• [Task goal]: Every line in the records below between the one holding "L.start[l_i] = next_start;" and the one holding "if (seed_out > 1 &&", inclusive, is to be set down exactly; all other lines are to be left out.

[Start of section]

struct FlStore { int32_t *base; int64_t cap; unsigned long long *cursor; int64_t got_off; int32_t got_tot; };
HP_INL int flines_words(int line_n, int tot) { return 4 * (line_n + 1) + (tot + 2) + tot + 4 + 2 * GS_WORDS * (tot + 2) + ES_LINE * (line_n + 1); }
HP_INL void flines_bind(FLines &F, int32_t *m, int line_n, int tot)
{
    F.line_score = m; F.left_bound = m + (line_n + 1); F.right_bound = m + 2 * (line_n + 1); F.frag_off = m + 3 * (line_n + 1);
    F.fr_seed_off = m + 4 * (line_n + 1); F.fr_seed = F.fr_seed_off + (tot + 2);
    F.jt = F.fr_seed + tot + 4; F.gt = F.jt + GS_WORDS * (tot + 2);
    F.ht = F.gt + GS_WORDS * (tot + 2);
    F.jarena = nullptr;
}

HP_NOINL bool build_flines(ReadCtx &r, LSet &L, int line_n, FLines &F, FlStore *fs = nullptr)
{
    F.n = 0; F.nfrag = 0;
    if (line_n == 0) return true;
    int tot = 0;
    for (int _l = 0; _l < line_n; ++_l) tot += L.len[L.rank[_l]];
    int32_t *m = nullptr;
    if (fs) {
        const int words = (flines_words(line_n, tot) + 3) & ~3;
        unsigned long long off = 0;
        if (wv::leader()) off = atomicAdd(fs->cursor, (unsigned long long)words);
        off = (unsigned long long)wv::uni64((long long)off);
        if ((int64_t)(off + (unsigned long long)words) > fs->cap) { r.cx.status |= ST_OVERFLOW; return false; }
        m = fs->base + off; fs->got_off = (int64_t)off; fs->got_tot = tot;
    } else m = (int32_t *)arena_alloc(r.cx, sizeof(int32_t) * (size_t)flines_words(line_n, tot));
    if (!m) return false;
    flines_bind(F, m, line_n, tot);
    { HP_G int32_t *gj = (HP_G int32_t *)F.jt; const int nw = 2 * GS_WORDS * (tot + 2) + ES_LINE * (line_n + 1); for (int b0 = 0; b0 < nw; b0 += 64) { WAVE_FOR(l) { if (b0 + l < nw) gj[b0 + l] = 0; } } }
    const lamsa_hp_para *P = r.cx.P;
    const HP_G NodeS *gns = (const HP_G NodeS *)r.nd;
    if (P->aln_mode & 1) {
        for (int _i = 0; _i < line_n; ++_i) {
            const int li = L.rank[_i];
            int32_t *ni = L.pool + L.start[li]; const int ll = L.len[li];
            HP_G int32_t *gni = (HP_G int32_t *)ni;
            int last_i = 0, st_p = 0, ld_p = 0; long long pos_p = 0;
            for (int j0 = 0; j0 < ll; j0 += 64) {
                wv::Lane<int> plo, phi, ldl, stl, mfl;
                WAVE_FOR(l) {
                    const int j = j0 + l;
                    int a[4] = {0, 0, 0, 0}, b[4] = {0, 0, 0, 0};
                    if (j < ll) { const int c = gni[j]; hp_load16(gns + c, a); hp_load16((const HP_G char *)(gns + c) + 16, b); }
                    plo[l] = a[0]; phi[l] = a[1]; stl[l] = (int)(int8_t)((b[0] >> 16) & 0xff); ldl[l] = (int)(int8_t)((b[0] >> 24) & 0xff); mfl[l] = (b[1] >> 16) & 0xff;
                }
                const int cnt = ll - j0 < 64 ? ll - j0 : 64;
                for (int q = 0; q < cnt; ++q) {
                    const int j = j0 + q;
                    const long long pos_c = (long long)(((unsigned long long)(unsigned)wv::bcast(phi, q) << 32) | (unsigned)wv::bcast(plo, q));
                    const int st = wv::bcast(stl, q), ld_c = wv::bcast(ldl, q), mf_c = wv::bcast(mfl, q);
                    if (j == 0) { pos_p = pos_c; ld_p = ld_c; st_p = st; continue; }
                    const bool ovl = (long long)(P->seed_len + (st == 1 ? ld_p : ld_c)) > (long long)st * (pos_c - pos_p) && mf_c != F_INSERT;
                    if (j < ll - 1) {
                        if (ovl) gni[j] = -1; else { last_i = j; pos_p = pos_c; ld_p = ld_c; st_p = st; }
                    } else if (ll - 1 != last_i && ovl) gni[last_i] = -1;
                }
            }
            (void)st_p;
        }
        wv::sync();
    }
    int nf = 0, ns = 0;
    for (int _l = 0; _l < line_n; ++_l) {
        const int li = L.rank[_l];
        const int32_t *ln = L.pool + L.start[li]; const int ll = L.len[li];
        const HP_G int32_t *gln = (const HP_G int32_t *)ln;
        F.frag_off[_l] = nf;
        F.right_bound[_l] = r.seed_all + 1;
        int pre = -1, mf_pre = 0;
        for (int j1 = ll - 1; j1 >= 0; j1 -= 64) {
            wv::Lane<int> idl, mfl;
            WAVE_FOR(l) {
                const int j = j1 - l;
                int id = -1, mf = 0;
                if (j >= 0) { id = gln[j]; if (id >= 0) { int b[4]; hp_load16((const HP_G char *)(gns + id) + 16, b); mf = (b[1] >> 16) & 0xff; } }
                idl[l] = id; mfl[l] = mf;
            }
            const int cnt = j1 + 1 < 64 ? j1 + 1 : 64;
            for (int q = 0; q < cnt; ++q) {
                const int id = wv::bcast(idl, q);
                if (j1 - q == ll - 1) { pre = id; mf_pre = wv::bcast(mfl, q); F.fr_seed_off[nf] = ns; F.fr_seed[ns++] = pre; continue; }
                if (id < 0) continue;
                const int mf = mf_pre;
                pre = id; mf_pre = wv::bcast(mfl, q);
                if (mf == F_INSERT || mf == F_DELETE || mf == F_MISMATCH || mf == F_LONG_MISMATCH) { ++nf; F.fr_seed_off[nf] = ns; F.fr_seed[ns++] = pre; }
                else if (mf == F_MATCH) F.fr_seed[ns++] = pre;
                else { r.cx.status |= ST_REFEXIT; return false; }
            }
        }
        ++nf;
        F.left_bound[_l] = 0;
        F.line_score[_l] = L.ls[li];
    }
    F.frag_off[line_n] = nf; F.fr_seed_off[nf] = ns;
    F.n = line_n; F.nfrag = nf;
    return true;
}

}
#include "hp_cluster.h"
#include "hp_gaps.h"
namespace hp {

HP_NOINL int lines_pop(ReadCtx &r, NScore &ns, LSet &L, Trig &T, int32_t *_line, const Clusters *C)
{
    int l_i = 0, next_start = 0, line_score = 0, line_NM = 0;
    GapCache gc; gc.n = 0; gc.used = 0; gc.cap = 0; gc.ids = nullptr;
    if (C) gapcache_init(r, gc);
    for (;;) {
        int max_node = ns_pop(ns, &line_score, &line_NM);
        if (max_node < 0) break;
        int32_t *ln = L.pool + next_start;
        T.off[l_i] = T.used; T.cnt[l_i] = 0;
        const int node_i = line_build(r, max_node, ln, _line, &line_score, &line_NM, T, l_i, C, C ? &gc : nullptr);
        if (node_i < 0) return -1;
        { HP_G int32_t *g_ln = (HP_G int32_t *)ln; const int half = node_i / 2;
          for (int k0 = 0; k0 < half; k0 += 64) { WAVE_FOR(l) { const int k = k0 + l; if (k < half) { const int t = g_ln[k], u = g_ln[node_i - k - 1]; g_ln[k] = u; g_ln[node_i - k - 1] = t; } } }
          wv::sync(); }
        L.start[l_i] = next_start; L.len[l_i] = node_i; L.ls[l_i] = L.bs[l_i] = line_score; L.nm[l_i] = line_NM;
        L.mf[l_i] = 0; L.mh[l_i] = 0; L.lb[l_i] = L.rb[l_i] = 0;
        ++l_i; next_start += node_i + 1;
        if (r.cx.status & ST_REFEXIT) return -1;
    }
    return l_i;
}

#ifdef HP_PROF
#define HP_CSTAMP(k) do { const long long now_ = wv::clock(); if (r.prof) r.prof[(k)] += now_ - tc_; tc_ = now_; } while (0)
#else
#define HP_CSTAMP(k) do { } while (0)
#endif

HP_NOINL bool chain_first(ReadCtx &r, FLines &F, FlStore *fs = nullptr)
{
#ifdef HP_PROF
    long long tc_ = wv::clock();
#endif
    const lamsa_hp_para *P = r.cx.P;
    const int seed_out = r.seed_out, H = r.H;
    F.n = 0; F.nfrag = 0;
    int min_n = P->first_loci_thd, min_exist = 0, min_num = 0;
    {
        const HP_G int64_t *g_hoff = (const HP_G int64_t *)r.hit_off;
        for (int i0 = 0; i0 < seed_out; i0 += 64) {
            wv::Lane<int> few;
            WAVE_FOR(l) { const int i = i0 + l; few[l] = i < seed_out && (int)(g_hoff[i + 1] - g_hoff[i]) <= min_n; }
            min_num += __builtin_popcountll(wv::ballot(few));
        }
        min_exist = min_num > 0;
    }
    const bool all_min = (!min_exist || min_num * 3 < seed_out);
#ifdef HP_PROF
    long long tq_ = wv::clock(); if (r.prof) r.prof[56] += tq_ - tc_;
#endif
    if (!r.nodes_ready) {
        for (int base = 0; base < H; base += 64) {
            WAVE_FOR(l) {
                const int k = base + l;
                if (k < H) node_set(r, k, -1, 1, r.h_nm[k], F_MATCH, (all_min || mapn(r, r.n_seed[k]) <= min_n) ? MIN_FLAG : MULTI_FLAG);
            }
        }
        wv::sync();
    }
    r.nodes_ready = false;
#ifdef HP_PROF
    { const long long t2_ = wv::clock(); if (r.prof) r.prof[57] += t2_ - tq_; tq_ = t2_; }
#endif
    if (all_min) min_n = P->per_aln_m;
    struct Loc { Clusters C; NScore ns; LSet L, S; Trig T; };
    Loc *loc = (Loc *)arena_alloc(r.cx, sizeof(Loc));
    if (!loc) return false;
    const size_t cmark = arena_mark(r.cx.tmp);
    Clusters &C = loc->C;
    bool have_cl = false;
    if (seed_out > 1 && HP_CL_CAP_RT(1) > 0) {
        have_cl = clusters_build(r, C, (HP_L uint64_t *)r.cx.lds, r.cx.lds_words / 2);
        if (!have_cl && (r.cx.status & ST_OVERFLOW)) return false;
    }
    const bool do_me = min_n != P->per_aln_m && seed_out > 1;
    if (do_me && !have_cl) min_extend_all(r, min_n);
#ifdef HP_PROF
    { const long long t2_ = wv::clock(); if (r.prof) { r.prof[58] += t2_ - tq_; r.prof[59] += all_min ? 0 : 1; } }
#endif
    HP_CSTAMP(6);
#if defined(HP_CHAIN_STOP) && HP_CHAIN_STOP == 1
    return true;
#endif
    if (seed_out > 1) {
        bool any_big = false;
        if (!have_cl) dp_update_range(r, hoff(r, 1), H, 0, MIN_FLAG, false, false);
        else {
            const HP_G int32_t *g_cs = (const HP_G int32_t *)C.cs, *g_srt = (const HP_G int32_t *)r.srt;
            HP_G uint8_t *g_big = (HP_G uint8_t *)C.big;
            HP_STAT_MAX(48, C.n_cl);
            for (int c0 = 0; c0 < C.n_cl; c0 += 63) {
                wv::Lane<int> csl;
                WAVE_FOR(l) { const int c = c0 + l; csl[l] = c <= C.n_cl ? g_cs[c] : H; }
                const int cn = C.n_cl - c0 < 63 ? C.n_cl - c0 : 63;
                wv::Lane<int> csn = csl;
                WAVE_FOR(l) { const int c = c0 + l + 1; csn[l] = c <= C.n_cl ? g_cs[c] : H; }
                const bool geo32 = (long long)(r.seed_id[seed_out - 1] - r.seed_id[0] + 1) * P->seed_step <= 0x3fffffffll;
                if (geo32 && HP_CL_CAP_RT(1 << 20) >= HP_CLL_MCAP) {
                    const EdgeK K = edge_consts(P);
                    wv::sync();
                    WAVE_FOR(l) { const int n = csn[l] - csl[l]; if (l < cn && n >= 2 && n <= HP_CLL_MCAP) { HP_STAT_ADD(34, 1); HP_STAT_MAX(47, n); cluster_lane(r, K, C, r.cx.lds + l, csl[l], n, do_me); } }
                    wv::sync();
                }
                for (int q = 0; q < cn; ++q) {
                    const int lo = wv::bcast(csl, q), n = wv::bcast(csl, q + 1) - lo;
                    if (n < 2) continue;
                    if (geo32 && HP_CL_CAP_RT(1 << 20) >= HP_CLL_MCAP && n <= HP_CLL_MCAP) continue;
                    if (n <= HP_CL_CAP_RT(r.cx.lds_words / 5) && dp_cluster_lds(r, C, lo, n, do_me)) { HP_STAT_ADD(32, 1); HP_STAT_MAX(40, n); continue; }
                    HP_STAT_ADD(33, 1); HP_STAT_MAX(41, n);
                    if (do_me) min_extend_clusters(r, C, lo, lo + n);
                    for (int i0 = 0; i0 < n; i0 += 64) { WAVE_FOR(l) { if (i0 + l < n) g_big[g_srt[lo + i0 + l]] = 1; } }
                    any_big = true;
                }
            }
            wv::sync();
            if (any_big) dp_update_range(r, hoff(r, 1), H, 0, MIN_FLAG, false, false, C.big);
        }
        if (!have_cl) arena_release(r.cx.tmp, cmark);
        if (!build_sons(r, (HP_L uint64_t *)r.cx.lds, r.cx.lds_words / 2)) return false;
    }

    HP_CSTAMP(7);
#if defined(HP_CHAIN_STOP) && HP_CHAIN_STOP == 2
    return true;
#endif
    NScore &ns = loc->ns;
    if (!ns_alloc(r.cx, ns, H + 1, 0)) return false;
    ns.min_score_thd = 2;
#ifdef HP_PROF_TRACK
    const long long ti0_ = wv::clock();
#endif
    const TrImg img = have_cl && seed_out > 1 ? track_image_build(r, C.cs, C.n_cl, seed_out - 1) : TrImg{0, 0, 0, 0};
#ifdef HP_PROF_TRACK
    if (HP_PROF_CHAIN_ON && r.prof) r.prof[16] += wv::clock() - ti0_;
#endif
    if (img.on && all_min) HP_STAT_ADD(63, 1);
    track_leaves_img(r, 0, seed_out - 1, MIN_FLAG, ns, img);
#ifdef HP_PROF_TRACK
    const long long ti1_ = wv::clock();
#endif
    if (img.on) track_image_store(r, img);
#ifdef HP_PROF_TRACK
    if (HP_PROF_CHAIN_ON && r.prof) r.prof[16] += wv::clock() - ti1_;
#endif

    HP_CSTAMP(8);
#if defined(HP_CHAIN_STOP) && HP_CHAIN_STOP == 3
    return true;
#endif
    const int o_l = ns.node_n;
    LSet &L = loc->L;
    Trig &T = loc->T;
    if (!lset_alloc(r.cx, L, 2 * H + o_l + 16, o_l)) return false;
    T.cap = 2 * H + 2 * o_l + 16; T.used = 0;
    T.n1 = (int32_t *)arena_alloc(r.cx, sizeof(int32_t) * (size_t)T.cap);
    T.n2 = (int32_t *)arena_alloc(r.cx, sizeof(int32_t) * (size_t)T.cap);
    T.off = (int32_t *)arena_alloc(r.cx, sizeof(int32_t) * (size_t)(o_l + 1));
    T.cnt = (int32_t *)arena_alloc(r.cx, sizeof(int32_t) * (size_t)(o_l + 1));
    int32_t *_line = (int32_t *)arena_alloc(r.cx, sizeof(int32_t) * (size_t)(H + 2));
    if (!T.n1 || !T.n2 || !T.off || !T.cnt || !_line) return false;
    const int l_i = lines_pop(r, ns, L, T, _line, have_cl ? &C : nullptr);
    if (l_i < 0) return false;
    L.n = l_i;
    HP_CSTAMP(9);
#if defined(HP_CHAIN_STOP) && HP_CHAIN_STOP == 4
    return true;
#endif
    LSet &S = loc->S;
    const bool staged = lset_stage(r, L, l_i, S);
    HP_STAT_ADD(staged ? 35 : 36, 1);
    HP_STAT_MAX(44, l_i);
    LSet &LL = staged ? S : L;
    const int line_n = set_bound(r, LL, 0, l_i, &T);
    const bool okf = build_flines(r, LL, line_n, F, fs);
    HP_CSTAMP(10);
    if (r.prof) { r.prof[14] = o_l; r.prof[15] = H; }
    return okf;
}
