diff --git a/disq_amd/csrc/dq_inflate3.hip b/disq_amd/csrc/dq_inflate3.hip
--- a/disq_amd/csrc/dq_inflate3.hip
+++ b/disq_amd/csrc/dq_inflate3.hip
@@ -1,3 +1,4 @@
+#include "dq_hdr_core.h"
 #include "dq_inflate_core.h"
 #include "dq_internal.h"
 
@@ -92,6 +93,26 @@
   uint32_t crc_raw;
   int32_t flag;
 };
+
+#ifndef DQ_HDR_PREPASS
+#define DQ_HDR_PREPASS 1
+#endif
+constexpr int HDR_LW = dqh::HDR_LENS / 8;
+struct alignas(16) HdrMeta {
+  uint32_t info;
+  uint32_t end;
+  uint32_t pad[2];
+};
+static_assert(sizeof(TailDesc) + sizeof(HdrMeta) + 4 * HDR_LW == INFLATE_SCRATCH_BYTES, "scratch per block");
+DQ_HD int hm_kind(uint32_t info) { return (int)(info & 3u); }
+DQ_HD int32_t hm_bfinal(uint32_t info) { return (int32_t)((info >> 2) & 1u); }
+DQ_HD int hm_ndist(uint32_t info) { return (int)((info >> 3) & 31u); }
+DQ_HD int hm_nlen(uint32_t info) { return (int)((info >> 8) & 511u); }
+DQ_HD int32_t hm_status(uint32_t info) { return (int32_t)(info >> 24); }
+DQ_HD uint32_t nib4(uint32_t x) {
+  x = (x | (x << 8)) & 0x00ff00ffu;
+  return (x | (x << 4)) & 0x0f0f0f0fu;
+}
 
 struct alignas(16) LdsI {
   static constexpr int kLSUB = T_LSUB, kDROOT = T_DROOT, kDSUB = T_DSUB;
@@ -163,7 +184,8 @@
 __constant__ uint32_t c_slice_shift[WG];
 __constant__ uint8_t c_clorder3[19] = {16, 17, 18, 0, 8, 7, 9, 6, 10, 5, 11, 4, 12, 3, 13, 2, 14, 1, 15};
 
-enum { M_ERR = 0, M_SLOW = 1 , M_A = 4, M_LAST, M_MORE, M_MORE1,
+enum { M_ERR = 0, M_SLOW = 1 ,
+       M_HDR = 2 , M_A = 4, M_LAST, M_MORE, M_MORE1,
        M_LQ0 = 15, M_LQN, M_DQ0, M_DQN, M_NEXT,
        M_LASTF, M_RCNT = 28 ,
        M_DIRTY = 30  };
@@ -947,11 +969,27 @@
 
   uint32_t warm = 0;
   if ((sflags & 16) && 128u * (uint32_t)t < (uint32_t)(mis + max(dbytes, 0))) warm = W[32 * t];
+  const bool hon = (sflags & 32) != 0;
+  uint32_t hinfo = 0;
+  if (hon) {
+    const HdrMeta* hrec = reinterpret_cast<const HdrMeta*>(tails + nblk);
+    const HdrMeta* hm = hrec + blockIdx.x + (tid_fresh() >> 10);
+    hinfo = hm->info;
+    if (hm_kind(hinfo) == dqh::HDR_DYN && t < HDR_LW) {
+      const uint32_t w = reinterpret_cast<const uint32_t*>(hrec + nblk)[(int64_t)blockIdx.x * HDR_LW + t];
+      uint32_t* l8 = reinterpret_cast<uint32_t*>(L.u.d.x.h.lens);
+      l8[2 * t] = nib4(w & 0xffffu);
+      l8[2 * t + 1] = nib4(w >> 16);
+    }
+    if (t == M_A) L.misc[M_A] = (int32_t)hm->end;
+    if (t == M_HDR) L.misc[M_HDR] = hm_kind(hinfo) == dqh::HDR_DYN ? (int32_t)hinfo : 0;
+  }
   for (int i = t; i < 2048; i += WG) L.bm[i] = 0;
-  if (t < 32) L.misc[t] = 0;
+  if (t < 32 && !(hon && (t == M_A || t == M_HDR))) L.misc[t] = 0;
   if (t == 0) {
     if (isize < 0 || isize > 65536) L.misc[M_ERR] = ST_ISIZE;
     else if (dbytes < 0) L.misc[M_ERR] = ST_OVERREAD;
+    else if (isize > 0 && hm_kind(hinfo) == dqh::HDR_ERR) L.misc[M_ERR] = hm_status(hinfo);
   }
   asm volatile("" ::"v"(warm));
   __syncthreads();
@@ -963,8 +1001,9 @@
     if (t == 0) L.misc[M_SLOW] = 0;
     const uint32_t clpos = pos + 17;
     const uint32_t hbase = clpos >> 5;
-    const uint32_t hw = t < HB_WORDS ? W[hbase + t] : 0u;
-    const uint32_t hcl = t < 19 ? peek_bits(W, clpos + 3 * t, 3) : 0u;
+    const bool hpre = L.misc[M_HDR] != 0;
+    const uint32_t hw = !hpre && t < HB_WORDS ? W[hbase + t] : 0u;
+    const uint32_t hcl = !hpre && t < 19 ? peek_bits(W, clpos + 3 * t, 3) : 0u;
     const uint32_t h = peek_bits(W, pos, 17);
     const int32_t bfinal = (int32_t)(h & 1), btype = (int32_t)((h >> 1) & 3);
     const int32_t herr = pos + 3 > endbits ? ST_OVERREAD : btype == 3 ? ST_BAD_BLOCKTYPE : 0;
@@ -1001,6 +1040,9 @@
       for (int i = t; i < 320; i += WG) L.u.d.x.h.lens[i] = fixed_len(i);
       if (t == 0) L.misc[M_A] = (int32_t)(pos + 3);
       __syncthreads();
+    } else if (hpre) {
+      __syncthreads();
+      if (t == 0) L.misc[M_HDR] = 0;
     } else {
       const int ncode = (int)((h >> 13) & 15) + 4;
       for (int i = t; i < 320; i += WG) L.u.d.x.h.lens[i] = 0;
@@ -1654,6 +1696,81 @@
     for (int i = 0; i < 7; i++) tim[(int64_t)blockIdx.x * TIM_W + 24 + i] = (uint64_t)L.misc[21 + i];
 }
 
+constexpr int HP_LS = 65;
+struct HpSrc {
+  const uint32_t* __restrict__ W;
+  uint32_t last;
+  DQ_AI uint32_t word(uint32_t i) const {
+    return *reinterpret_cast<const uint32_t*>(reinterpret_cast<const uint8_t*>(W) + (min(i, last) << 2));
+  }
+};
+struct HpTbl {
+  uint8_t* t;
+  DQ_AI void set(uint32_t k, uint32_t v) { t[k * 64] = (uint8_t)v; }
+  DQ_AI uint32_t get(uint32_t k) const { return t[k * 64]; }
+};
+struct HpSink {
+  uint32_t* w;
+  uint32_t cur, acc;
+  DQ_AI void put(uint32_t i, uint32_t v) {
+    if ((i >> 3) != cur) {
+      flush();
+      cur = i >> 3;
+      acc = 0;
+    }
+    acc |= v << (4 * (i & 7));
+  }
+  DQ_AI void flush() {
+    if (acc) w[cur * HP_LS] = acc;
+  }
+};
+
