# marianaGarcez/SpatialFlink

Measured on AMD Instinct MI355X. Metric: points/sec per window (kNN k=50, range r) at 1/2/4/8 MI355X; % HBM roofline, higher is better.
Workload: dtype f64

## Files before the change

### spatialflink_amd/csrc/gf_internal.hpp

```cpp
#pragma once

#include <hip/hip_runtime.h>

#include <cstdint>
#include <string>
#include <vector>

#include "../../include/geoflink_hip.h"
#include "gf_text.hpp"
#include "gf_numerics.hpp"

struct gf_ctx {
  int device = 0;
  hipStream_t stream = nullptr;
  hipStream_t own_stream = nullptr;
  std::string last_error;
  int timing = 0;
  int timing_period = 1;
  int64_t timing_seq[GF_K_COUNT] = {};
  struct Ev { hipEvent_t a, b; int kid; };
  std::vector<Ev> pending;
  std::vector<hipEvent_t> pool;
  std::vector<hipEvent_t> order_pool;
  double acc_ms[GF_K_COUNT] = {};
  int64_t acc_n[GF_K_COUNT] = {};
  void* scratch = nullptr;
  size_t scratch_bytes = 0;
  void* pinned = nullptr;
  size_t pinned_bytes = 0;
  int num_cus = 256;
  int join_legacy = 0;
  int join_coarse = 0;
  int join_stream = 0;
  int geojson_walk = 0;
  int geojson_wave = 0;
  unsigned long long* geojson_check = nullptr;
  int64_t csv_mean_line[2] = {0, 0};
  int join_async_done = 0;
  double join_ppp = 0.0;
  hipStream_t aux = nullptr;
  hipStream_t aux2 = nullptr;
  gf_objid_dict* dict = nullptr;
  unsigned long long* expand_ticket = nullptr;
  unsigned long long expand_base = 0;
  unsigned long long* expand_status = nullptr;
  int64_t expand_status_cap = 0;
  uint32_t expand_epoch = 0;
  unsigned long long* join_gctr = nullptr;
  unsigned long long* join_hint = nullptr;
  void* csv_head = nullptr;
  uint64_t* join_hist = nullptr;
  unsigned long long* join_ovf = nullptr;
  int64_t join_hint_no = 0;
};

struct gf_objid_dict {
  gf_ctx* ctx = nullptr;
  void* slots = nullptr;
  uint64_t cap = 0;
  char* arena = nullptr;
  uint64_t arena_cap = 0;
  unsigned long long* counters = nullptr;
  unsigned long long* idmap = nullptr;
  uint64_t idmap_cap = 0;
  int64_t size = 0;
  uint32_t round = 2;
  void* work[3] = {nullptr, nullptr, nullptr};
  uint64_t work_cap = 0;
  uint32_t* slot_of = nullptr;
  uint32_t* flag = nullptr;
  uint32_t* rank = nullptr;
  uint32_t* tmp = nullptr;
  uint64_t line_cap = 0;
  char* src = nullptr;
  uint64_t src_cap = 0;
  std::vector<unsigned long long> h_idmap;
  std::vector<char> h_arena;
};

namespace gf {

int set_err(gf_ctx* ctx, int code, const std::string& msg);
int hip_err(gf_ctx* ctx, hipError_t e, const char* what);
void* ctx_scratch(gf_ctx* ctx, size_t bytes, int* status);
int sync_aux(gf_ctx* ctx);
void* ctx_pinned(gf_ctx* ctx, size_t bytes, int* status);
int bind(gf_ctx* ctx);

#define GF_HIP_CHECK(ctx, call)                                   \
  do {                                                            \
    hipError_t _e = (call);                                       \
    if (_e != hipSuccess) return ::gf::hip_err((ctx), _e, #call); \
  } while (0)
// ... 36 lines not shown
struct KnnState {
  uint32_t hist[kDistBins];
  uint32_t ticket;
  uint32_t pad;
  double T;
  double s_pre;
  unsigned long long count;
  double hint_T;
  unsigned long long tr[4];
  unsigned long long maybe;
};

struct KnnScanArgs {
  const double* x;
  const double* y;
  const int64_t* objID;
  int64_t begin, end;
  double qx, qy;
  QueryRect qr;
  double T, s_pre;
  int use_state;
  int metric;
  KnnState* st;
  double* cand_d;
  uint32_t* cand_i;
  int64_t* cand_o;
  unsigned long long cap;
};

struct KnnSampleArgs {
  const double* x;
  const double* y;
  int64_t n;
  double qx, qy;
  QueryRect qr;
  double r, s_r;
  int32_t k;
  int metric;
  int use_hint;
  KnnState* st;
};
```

[End of section]

• [Exercise result]:
        L.start[l_i] = next_start; L.len[l_i] = node_i; L.ls[l_i] = L.bs[l_i] = line_score; L.nm[l_i] = line_NM;
        L.mf[l_i] = 0; L.mh[l_i] = 0; L.lb[l_i] = L.rb[l_i] = 0;
        ++l_i; next_start += node_i + 1;
        if (r.cx.status & ST_REFEXIT) return -1;
    }
    return l_i;
}

#ifdef HP_PROF
#define HP_CSTAMP(k) do { const long long now_ = wv::clock(); if (r.prof) r.prof[(k)] += now_ - tc_; tc_ = now_; } while (0)
#else
#define HP_CSTAMP(k) do { } while (0)
#endif

HP_NOINL bool chain_first(ReadCtx &r, FLines &F, FlStore *fs = nullptr)
{
#ifdef HP_PROF
    long long tc_ = wv::clock();
#endif
    const lamsa_hp_para *P = r.cx.P;
    const int seed_out = r.seed_out, H = r.H;
    F.n = 0; F.nfrag = 0;
    int min_n = P->first_loci_thd, min_exist = 0, min_num = 0;
    {
        const HP_G int64_t *g_hoff = (const HP_G int64_t *)r.hit_off;
        for (int i0 = 0; i0 < seed_out; i0 += 64) {
            wv::Lane<int> few;
            WAVE_FOR(l) { const int i = i0 + l; few[l] = i < seed_out && (int)(g_hoff[i + 1] - g_hoff[i]) <= min_n; }
            min_num += __builtin_popcountll(wv::ballot(few));
        }
        min_exist = min_num > 0;
    }
    const bool all_min = (!min_exist || min_num * 3 < seed_out);
#ifdef HP_PROF
    long long tq_ = wv::clock(); if (r.prof) r.prof[56] += tq_ - tc_;
#endif
    if (!r.nodes_ready) {
        for (int base = 0; base < H; base += 64) {
            WAVE_FOR(l) {
                const int k = base + l;
                if (k < H) node_set(r, k, -1, 1, r.h_nm[k], F_MATCH, (all_min || mapn(r, r.n_seed[k]) <= min_n) ? MIN_FLAG : MULTI_FLAG);
            }
        }
        wv::sync();
    }
    r.nodes_ready = false;
#ifdef HP_PROF
    { const long long t2_ = wv::clock(); if (r.prof) r.prof[57] += t2_ - tq_; tq_ = t2_; }
#endif
    if (all_min) min_n = P->per_aln_m;
    struct Loc { Clusters C; NScore ns; LSet L, S; Trig T; };
    Loc *loc = (Loc *)arena_alloc(r.cx, sizeof(Loc));
    if (!loc) return false;
    const size_t cmark = arena_mark(r.cx.tmp);
    Clusters &C = loc->C;
    bool have_cl = false;
    if (seed_out > 1 && HP_CL_CAP_RT(1) > 0) {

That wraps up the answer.